Figure 3. a) PR-AUC and ROC-AUC for different sets of features: considering all features, the top 10, and the top 20 features. One can see that the difference in model performance between the top 20 and all feature cases is only marginal. b) Comparison of the out of bag (OOB) error between ensemble models and tissue-specific random forest (RF) classifiers. The ensemble models show superior performance compared to the tissue-specific RF classifiers. c) PR-AUC and ROC-AUC computed on unseen test data for ensemble and tissue-specific RF classifiers. Due to the imbalanced nature of the test data, the ROC-AUC values are overly optimistic, as they are biased by the numerous unbound sites. However, the PR-AUC represents a more realistic view on the actual performance of the models. Note that the scale of the y-axes are different for the sub-figures.
Figure 7. Top 5 features obtained from the average importance ranking of all tissue-specific classifiers for a given target TF shown on the x- axis for the peak setup ( a) and the bin setup ( b). Features related to DNase1 are the dominant ones.
Figure 4. Comparison of tissue number and classifier setups for the three TFs E2F6, MAX, and TEAD4.
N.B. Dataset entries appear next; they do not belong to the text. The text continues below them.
# AnishDelft/ModelCompression

Measured on AMD Instinct MI355X. Metric: images/sec (fwd+bwd, 416x416), higher is better.
Workload: dtype fp16

## Files before the change

include/mcamd.h:

```cpp
#ifndef MCAMD_H
#define MCAMD_H

#include <stddef.h>
#include <stdint.h>

#ifdef __cplusplus
extern "C" {
#endif

#define MCAMD_OK 0
#define MCAMD_EINVAL (-1)
#define MCAMD_ELAUNCH (-2)
#define MCAMD_EWORKSPACE (-3)

int mcamd_version(void);
void mcamd_reload_config(void);
const char* mcamd_arch(void);
const char* mcamd_last_error(void);

typedef struct mcamd_conv_geom {
    int32_t B, H, W;
    int32_t ksize;
    int32_t cin;
    int32_t cout;
// ... 164 lines not shown
    int32_t ch_lo, C;
} mcamd_dgrad_sums;
int32_t mcamd_conv_dgrad_sums_rows(const mcamd_conv_geom* g, int32_t concurrent);
int mcamd_conv_dgrad_sums(const mcamd_conv_geom* g, const void* dy, int32_t dy_ld, int32_t dy_choff,
                          const void* wp_dgrad, const mcamd_conv_epilogue* epi, const mcamd_dgrad_sums* sums, void* stream);

size_t mcamd_conv_wgrad_workspace_bytes(const mcamd_conv_geom* g);
int mcamd_conv_wgrad(const mcamd_conv_geom* g, const void* x, const void* dy, int32_t dy_ld,
                     int32_t dy_choff, const float* mask_oihw, const mcamd_chan_map* map,
                     float grad_scale, float* dw_oihw, float* dbias, void* workspace,
                     size_t workspace_bytes, void* stream);

#define MCAMD_WGRAD_GENERIC 0
#define MCAMD_WGRAD_STEM 1
#define MCAMD_WGRAD_WIN 2
#define MCAMD_WGRAD_NINE 3
#define MCAMD_WGRAD_NINE_WIDE 4
#define MCAMD_WFIN_ROW 0
#define MCAMD_WFIN_VEC 1
#define MCAMD_WFIN_GENERIC 2
#define MCAMD_WGRAD_PLAN_INFO_N 13
int mcamd_conv_wgrad_plan_info(const mcamd_conv_geom* g, int32_t has_cmap, int32_t out[MCAMD_WGRAD_PLAN_INFO_N]);
int32_t mcamd_wgrad_generic_instances(int32_t* out, int32_t cap);

int mcamd_bn_coeffs(const float* stats, int32_t stats_rows, int32_t stats_ld, int32_t C, int64_t count,
                    const float* gamma, const float* beta, float* running_mean, float* running_var,
                    float momentum, float eps, int32_t training,
                    float* scale, float* shift, float* save_mean, float* save_invstd,
                    const int32_t* chan_perm, void* stream);

int mcamd_bn_coeffs_ex(const float* stats, int32_t stats_rows, int32_t stats_ld, int32_t C, int64_t count,
                       const float* gamma, const float* beta, float* running_mean, float* running_var,
                       float momentum, float eps, int32_t training,
                       float* scale, float* shift, float* save_mean, float* save_invstd,
                       const int32_t* chan_perm, int32_t ones_channel, void* stream);

#define MCAMD_DST_PLAIN 0
#define MCAMD_DST_POOL 1
#define MCAMD_DST_REORG 2
typedef struct mcamd_act_desc {
    int32_t B, H, W, C;
    const void* y; int32_t y_ld, y_choff;
    const float* scale; const float* shift;
    float slope;
    int32_t mode;
    void* dst; int32_t dst_ld, dst_choff;
// ... 353 lines not shown
```

modelcompression_amd/_lib.py:

```python
import ctypes as C
import os

_HERE = os.path.dirname(os.path.abspath(__file__))
LIB_PATH = os.path.join(_HERE, "libmcamd.so")


class McamdError(RuntimeError):
    pass


class ConvGeom(C.Structure):
    _fields_ = [("B", C.c_int32), ("H", C.c_int32), ("W", C.c_int32), ("ksize", C.c_int32),
                ("cin", C.c_int32), ("cout", C.c_int32), ("x_ld", C.c_int32), ("x_choff", C.c_int32),
                ("stem", C.c_int32), ("pad", C.c_int32), ("x_wrap", C.c_int32), ("x_f8", C.c_int32), ("x_f8_wexp", C.c_int32)]


class ConvEpilogue(C.Structure):
    _fields_ = [("mode", C.c_int32), ("y_ld", C.c_int32), ("y_choff", C.c_int32),
                ("y", C.c_void_p), ("bias", C.c_void_p), ("stats", C.c_void_p),
                ("stats_rows", C.c_int32), ("stats_ld", C.c_int32),
                ("scale", C.c_void_p), ("shift", C.c_void_p), ("slope", C.c_float), ("overflow", C.c_void_p),
                ("dst_mode", C.c_int32), ("y2", C.c_void_p), ("y2_ld", C.c_int32), ("y2_choff", C.c_int32),
                ("concurrent", C.c_int32)]
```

a) Model performance as a function of number of tissues used for training. The OOB reduces if more tissues are included in the ensemble learning. Red dots represent the mean classification error across all tissue-specific classifiers. The black points represent individual models. b) Comparison between two ensemble models: averaging (takes the average of all individual RF predictions) and the RF ensemble model. In addition, one RF classifier was trained on pooled data sets comprised of training data for all available tissues for one target TF. The ensemble models perform better than the models based on aggregated data
Figure 5. a) Log transformed PPI scores computed for a set of TFs. In the Random case, we show the mean PPI score across 100 random draws and its standard deviation. The smaller the PPI score the better. Only for three TFs ( MAX, TAF1, ZNF143), the randomly sampled PPI score is better than or equal to the score derived for the TFs selected by the RF classifiers. b) PPI network obtained from STRING centered around the TF MAFK, highlighting proteins that interact with MAFK with high confidence. Proteins colored in green were identified as important features in the RF classifiers, proteins shown in grey could not be retrieved by our model, because they are DNA-binding proteins, or we do not have a PWM for them in our set. Regulators shown in red could have been detected by the RF, but were not included in the top set of regulators.
Figure 6. Comparison of PR-AUC and ROC-AUC for both feature setups computed on test data.
In terms of PR-AUC, the peak based models clearly perform better than the bin based models. In terms of ROC-AUC it is less clear, however, as the test data is highly unbalanced, ROC-AUC is less reliable than PR-AUC.